The "no-dimming" problem is totally different, many dimmers work by "chopping" the current to the fixture (or they may cut the voltage level, with the same result/problem below), if it's a smooth 60hz sine wave, and you dim 50%, it "chops" out every other cycle for instance. Incandescent bulbs don't care much, they just cool a tiny bit in the off part then back up in the on part, but it's not a major percentage of their operational range.
However, your LED circuit cares a LOT about this (either chopping or dropping voltage)... if it's chopped 50%, then the driver has only 50% of it's operating power to work with to the LED... remember, it wants to drive the LED 100% (unless designed for dimming), so the built-in circuitry has to work twice as hard to boost the output. If the parts are designed around a 120V/1A input, now it has to take 2A during the "on" cycle to make up for the "off" cycle, potentially burning out power controllers, etc. AND/OR the controller IC runs twice as hard as designed, burning itself out, or all the above... bottom line, it's working outside it's design specs and going to die a premature death.
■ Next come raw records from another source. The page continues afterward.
+StreamSet* stream_set_acquire(int device, hipError_t* err) {
+  std::lock_guard<std::mutex> lk(g_sets_mu);
+  *err = hipSuccess;
+  for (StreamSet* s : g_sets) if (s->device == device) { s->refs++; return s; }
+  StreamSet* s = new StreamSet();
+  s->device = device; s->n_queues = hw_queue_count();
+  s->own_streams = s->n_queues >= 8;
+  s->n_slots = s->own_streams ? 0 : s->n_queues;
+  for (int i = 0; i < s->n_slots && *err == hipSuccess; i++) *err = hipStreamCreateWithFlags(&s->chain[i], hipStreamNonBlocking);
+  if (*err == hipSuccess && s->n_slots > 0) {
+    int prio_low = 0, prio_high = 0;
+    *err = hipDeviceGetStreamPriorityRange(&prio_low, &prio_high);
+    for (int i = 0; i < s->n_slots && *err == hipSuccess; i++) *err = hipStreamCreateWithPriority(&s->hi[i], hipStreamNonBlocking, prio_high);
+  }
+  if (*err != hipSuccess) { stream_set_destroy(s); return nullptr; }
+  s->refs = 1;
+  g_sets.push_back(s);
+  return s;
+}
+
+int stream_set_borrow(StreamSet* s, hipStream_t out[4]) {
+  std::lock_guard<std::mutex> lk(g_sets_mu);
+  if (s->own_streams) return -1;
+  int i = 0;
+  for (int k = 1; k < s->n_slots; k++) if (s->users[k] < s->users[i]) i = k;
+  s->users[i]++;
+  out[0] = s->chain[i];
+  out[1] = out[0];
+  out[2] = out[0];
+  out[3] = s->hi[i];
+  return i;
+}
+
+void stream_set_release(StreamSet* s, int slot) {
+  std::lock_guard<std::mutex> lk(g_sets_mu);
+  if (slot >= 0 && slot < s->n_slots) s->users[slot]--;
+  if (--s->refs > 0) return;
+  g_sets.erase(std::find(g_sets.begin(), g_sets.end(), s));
+  stream_set_destroy(s);
+}
+
 }
 
 struct cs_detector {
   cs_detect_params prm;
   int device = 0;
+  StreamSet* streams = nullptr;
+  int stream_slot = -1;
+  std::atomic<int> busy{0};
+  hipStream_t stream_idle = nullptr;
   hipStream_t stream = nullptr;
   hipStream_t stream2 = nullptr;
   hipStream_t stream3 = nullptr;
-  hipStream_t stream4 = nullptr;
   hipStream_t stream_hi = nullptr;
   hipEvent_t ev[12] = {};
   int n_threads = 1;
@@ -357,6 +426,15 @@
   void (*lsd_free)(void*) = nullptr;
   std::mutex lines_mu;
 };
+
+static void sweep_side_streams(const cs_detector* d, hipStream_t* corners, hipStream_t* crowded) {
+  const StreamSet* s = d->streams;
+  *corners = d->stream2; *crowded = d->stream3;
+  if (!s->own_streams && s->n_slots >= 3 && s->busy.load() == d->busy.load()) {
+    *corners = s->chain[(d->stream_slot + 1) % s->n_slots];
+    *crowded = s->chain[(d->stream_slot + 2) % s->n_slots];
+  }
+}
 
 struct FrameIn {
   double K[9], invK[9], R[9], t[3];
@@ -436,6 +514,7 @@
   size_t nj = 0, nb = 0;
   long long slot_total = 0;
   bool in_flight = false;
+  bool counted_busy = false;
   void release() {
     jobs.release(); slot_prefix.release(); job_cbase.release(); c_slot.release(); fb_slot.release();
     vp_prefix.release(); top_x.release(); flag.release(); job_valid.release(); c_flag.release(); box_job0.release(); box_njobs.release(); win_count.release();
@@ -608,14 +687,23 @@
   if (d->prm.max_cuboid_num < 1 || !(d->prm.yaw_step_deg > 0) || !(d->prm.yaw_range_deg >= 0)) { set_err("bad params"); return CS_ERR_INVALID_ARG; }
   d->device = device;
   HIP_TRY(hipSetDevice(device));
-  HIP_TRY(hipStreamCreateWithFlags(&d->stream, hipStreamNonBlocking));
-  HIP_TRY(hipStreamCreateWithFlags(&d->stream2, hipStreamNonBlocking));
-  HIP_TRY(hipStreamCreateWithFlags(&d->stream3, hipStreamNonBlocking));
-  HIP_TRY(hipStreamCreateWithFlags(&d->stream4, hipStreamNonBlocking));
   {
-    int prio_low = 0, prio_high = 0;
-    HIP_TRY(hipDeviceGetStreamPriorityRange(&prio_low, &prio_high));
-    HIP_TRY(hipStreamCreateWithPriority(&d->stream_hi, hipStreamNonBlocking, prio_high));
+    hipError_t se = hipSuccess;
+    d->streams = stream_set_acquire(device, &se);
+    HIP_TRY(se);
+    if (d->streams->own_streams) {
+      HIP_TRY(hipStreamCreateWithFlags(&d->stream, hipStreamNonBlocking));
+      HIP_TRY(hipStreamCreateWithFlags(&d->stream2, hipStreamNonBlocking));
+      HIP_TRY(hipStreamCreateWithFlags(&d->stream3, hipStreamNonBlocking));
+      HIP_TRY(hipStreamCreateWithFlags(&d->stream_idle, hipStreamNonBlocking));
+      int prio_low = 0, prio_high = 0;
+      HIP_TRY(hipDeviceGetStreamPriorityRange(&prio_low, &prio_high));
+      HIP_TRY(hipStreamCreateWithPriority(&d->stream_hi, hipStreamNonBlocking, prio_high));
+    } else {
+      hipStream_t st4[4];
+      d->stream_slot = stream_set_borrow(d->streams, st4);
+      d->stream = st4[0]; d->stream2 = st4[1]; d->stream3 = st4[2]; d->stream_hi = st4[3];
+    }
   }
   for (auto& e : d->ev) HIP_TRY(hipEventCreate(&e));
   int hc = (int)std::thread::hardware_concurrency();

<edit> A driverless (say 140Vf worth of LEDs (or LEDs and resistors) in series (to prevent surge voltage damage) fixture on the other hand would have no issues with dimming, if the dimmer chops the current, the LED runs at a fraction of it's full "on" state, if it drops voltage, the LEDs run below their max Vf, but are fine as well. It's the control circuits that are the issue (although a dimmed control circuit could potentially cause damaging surges as a consequence).